[Stored data]
■ ■ ■ ■
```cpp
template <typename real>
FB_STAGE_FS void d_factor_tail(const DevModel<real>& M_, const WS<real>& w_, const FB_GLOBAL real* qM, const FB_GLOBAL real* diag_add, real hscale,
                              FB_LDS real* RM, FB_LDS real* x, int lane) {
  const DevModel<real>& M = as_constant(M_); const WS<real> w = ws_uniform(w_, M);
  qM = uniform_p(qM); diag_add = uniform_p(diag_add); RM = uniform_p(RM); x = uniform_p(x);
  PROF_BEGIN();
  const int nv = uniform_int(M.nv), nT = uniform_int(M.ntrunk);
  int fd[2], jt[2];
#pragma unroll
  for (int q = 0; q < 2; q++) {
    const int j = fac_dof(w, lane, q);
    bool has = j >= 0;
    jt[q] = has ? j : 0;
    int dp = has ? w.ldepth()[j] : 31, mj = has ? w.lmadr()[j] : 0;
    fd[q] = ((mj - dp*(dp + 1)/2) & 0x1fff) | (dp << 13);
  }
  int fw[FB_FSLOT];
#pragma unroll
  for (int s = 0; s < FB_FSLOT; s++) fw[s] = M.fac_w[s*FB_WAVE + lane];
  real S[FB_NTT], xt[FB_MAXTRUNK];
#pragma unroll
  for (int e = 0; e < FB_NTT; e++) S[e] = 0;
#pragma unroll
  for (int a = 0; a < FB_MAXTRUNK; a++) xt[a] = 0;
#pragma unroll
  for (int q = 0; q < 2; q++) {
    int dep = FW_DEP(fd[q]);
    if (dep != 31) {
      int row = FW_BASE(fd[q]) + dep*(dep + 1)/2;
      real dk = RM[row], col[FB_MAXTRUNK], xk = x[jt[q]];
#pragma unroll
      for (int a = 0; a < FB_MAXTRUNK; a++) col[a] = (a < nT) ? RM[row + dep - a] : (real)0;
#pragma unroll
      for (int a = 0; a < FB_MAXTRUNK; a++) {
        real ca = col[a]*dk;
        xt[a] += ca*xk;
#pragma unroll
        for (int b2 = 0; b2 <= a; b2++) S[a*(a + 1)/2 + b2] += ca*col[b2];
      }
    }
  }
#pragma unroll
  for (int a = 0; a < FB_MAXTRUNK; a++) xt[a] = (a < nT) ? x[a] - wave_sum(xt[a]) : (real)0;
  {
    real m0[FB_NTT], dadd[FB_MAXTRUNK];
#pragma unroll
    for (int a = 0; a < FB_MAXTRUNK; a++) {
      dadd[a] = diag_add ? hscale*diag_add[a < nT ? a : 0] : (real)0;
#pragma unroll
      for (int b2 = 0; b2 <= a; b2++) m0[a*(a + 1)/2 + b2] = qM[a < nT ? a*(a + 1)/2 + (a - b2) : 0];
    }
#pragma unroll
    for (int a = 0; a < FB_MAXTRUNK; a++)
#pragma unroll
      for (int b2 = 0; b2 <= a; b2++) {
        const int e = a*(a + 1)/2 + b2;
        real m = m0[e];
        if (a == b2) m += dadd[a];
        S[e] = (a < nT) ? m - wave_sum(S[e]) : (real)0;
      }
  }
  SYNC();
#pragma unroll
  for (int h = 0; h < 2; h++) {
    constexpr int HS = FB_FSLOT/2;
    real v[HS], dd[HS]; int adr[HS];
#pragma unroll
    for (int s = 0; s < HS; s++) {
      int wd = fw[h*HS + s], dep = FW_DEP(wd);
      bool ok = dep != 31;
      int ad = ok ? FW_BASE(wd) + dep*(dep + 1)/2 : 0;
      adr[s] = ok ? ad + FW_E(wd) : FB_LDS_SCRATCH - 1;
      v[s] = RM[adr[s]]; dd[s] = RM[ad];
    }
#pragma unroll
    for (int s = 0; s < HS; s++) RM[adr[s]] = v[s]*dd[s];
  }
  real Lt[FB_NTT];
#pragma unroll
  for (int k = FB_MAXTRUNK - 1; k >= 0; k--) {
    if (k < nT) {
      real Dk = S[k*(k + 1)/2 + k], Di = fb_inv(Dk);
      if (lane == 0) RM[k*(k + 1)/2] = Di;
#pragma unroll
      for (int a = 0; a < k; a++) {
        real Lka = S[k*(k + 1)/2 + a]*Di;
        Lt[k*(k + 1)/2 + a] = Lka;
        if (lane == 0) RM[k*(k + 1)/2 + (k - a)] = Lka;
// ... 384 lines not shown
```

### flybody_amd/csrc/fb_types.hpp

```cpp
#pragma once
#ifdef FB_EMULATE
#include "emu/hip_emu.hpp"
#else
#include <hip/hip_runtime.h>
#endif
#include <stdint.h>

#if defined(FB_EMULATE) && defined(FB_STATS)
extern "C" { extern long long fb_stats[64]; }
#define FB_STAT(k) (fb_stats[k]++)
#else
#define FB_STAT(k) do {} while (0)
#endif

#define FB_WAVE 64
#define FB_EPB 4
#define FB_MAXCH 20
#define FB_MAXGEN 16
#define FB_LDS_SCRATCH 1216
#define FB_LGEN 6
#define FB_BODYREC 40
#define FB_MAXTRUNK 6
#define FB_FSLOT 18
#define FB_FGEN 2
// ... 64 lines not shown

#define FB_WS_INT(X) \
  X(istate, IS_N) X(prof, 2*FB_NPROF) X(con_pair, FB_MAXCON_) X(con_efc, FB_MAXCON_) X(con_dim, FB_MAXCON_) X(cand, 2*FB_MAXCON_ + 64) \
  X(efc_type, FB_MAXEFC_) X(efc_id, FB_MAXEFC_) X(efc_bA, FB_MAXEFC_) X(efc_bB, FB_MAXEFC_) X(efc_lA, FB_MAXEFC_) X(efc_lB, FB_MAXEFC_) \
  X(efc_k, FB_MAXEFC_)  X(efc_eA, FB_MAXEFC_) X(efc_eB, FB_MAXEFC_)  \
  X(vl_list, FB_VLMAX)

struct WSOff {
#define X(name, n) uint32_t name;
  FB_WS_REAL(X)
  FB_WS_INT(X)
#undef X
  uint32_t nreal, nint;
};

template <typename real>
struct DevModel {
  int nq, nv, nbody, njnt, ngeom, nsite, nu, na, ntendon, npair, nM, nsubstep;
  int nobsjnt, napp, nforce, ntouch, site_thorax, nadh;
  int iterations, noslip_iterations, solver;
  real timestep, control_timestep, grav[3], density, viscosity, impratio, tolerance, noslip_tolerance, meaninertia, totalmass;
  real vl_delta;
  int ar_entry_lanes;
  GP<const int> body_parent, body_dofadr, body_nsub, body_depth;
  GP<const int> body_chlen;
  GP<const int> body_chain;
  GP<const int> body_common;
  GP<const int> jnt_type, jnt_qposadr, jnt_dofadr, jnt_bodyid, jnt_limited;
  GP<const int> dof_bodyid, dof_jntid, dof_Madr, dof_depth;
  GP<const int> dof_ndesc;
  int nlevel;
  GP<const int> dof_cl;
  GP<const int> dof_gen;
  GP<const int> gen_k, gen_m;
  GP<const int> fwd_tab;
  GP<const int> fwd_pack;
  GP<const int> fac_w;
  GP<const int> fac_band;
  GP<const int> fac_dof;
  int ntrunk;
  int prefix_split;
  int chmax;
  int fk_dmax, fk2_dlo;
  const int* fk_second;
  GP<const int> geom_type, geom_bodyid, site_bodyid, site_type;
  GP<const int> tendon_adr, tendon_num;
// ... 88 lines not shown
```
■ ■ ■ ■
YOUR ASSIGNMENT » Each line above is to be reproduced exactly. Leave none out.

COMPLETED EXERCISE »
```cpp
template <typename real>
FB_STAGE_FS void d_factor_tail(const DevModel<real>& M_, const WS<real>& w_, const FB_GLOBAL real* qM, const FB_GLOBAL real* diag_add, real hscale,
                              FB_LDS real* RM, FB_LDS real* x, int lane) {
  const DevModel<real>& M = as_constant(M_); const WS<real> w = ws_uniform(w_, M);
  qM = uniform_p(qM); diag_add = uniform_p(diag_add); RM = uniform_p(RM); x = uniform_p(x);
  PROF_BEGIN();
  const int nv = uniform_int(M.nv), nT = uniform_int(M.ntrunk);
  int fd[2], jt[2];
#pragma unroll
  for (int q = 0; q < 2; q++) {
    const int j = fac_dof(w, lane, q);
    bool has = j >= 0;
    jt[q] = has ? j : 0;
    int dp = has ? w.ldepth()[j] : 31, mj = has ? w.lmadr()[j] : 0;
    fd[q] = ((mj - dp*(dp + 1)/2) & 0x1fff) | (dp << 13);
  }
  int fw[FB_FSLOT];
#pragma unroll
  for (int s = 0; s < FB_FSLOT; s++) fw[s] = M.fac_w[s*FB_WAVE + lane];
  real S[FB_NTT], xt[FB_MAXTRUNK];
#pragma unroll
  for (int e = 0; e < FB_NTT; e++) S[e] = 0;
#pragma unroll
  for (int a = 0; a < FB_MAXTRUNK; a++) xt[a] = 0;
#pragma unroll
  for (int q = 0; q < 2; q++) {
    int dep = FW_DEP(fd[q]);
    if (dep != 31) {
      int row = FW_BASE(fd[q]) + dep*(dep + 1)/2;
      real dk = RM[row], col[FB_MAXTRUNK], xk = x[jt[q]];
#pragma unroll
      for (int a = 0; a < FB_MAXTRUNK; a++) col[a] = (a < nT) ? RM[row + dep - a] : (real)0;
#pragma unroll
      for (int a = 0; a < FB_MAXTRUNK; a++) {
        real ca = col[a]*dk;
        xt[a] += ca*xk;
#pragma unroll
        for (int b2 = 0; b2 <= a; b2++) S[a*(a + 1)/2 + b2] += ca*col[b2];
      }
    }
  }
#pragma unroll
  for (int a = 0; a < FB_MAXTRUNK; a++) xt[a] = (a < nT) ? x[a] - wave_sum(xt[a]) : (real)0;
  {
    real m0[FB_NTT], dadd[FB_MAXTRUNK];
#pragma unroll
    for (int a = 0; a < FB_MAXTRUNK; a++) {
      dadd[a] = diag_add ? hscale*diag_add[a < nT ? a : 0] : (real)0;
#pragma unroll
      for (int b2 = 0; b2 <= a; b2++) m0[a*(a + 1)/2 + b2] = qM[a < nT ? a*(a + 1)/2 + (a - b2) : 0];
    }
#pragma unroll
    for (int a = 0; a < FB_MAXTRUNK; a++)
#pragma unroll
      for (int b2 = 0; b2 <= a; b2++) {
        const int e = a*(a + 1)/2 + b2;
        real m = m0[e];
        if (a == b2) m += dadd[a];
        S[e] = (a < nT) ? m - wave_sum(S[e]) : (real)0;
      }
  }
  SYNC();
#pragma unroll
  for (int h = 0; h < 2; h++) {
    constexpr int HS = FB_FSLOT/2;
    real v[HS], dd[HS]; int adr[HS];
#pragma unroll
    for (int s = 0; s < HS; s++) {
      int wd = fw[h*HS + s], dep = FW_DEP(wd);
      bool ok = dep != 31;
      int ad = ok ? FW_BASE(wd) + dep*(dep + 1)/2 : 0;
      adr[s] = ok ? ad + FW_E(wd) : FB_LDS_SCRATCH - 1;
      v[s] = RM[adr[s]]; dd[s] = RM[ad];
    }
#pragma unroll
    for (int s = 0; s < HS; s++) RM[adr[s]] = v[s]*dd[s];
  }
  real Lt[FB_NTT];
#pragma unroll
  for (int k = FB_MAXTRUNK - 1; k >= 0; k--) {
    if (k < nT) {
      real Dk = S[k*(k + 1)/2 + k], Di = fb_inv(Dk);
      if (lane == 0) RM[k*(k + 1)/2] = Di;
#pragma unroll
      for (int a = 0; a < k; a++) {
        real Lka = S[k*(k + 1)/2 + a]*Di;
        Lt[k*(k + 1)/2 + a] = Lka;
        if (lane == 0) RM[k*(k + 1)/2 + (k - a)] = Lka;
// ... 384 lines not shown
```

### flybody_amd/csrc/fb_types.hpp

```cpp
#pragma once
#ifdef FB_EMULATE
#include "emu/hip_emu.hpp"
#else
#include <hip/hip_runtime.h>
#endif
#include <stdint.h>

#if defined(FB_EMULATE) && defined(FB_STATS)
extern "C" { extern long long fb_stats[64]; }
#define FB_STAT(k) (fb_stats[k]++)
#else
#define FB_STAT(k) do {} while (0)
#endif

#define FB_WAVE 64
#define FB_EPB 4
#define FB_MAXCH 20
#define FB_MAXGEN 16
#define FB_LDS_SCRATCH 1216
#define FB_LGEN 6
#define FB_BODYREC 40
#define FB_MAXTRUNK 6
#define FB_FSLOT 18
#define FB_FGEN 2
// ... 64 lines not shown

#define FB_WS_INT(X) \
  X(istate, IS_N) X(prof, 2*FB_NPROF) X(con_pair, FB_MAXCON_) X(con_efc, FB_MAXCON_) X(con_dim, FB_MAXCON_) X(cand, 2*FB_MAXCON_ + 64) \
  X(efc_type, FB_MAXEFC_) X(efc_id, FB_MAXEFC_) X(efc_bA, FB_MAXEFC_) X(efc_bB, FB_MAXEFC_) X(efc_lA, FB_MAXEFC_) X(efc_lB, FB_MAXEFC_) \
  X(efc_k, FB_MAXEFC_)  X(efc_eA, FB_MAXEFC_) X(efc_eB, FB_MAXEFC_)  \
  X(vl_list, FB_VLMAX)

struct WSOff {
#define X(name, n) uint32_t name;
  FB_WS_REAL(X)
  FB_WS_INT(X)
#undef X
  uint32_t nreal, nint;
};

template <typename real>
struct DevModel {
  int nq, nv, nbody, njnt, ngeom, nsite, nu, na, ntendon, npair, nM, nsubstep;
  int nobsjnt, napp, nforce, ntouch, site_thorax, nadh;
  int iterations, noslip_iterations, solver;
  real timestep, control_timestep, grav[3], density, viscosity, impratio, tolerance, noslip_tolerance, meaninertia, totalmass;
  real vl_delta;
  int ar_entry_lanes;
  GP<const int> body_parent, body_dofadr, body_nsub, body_depth;
  GP<const int> body_chlen;
  GP<const int> body_chain;
  GP<const int> body_common;
  GP<const int> jnt_type, jnt_qposadr, jnt_dofadr, jnt_bodyid, jnt_limited;
  GP<const int> dof_bodyid, dof_jntid, dof_Madr, dof_depth;
  GP<const int> dof_ndesc;
  int nlevel;
  GP<const int> dof_cl;
  GP<const int> dof_gen;
  GP<const int> gen_k, gen_m;
  GP<const int> fwd_tab;
  GP<const int> fwd_pack;
  GP<const int> fac_w;
  GP<const int> fac_band;
  GP<const int> fac_dof;
  int ntrunk;
  int prefix_split;
  int chmax;
  int fk_dmax, fk2_dlo;
  const int* fk_second;
  GP<const int> geom_type, geom_bodyid, site_bodyid, site_type;
  GP<const int> tendon_adr, tendon_num;
// ... 88 lines not shown
```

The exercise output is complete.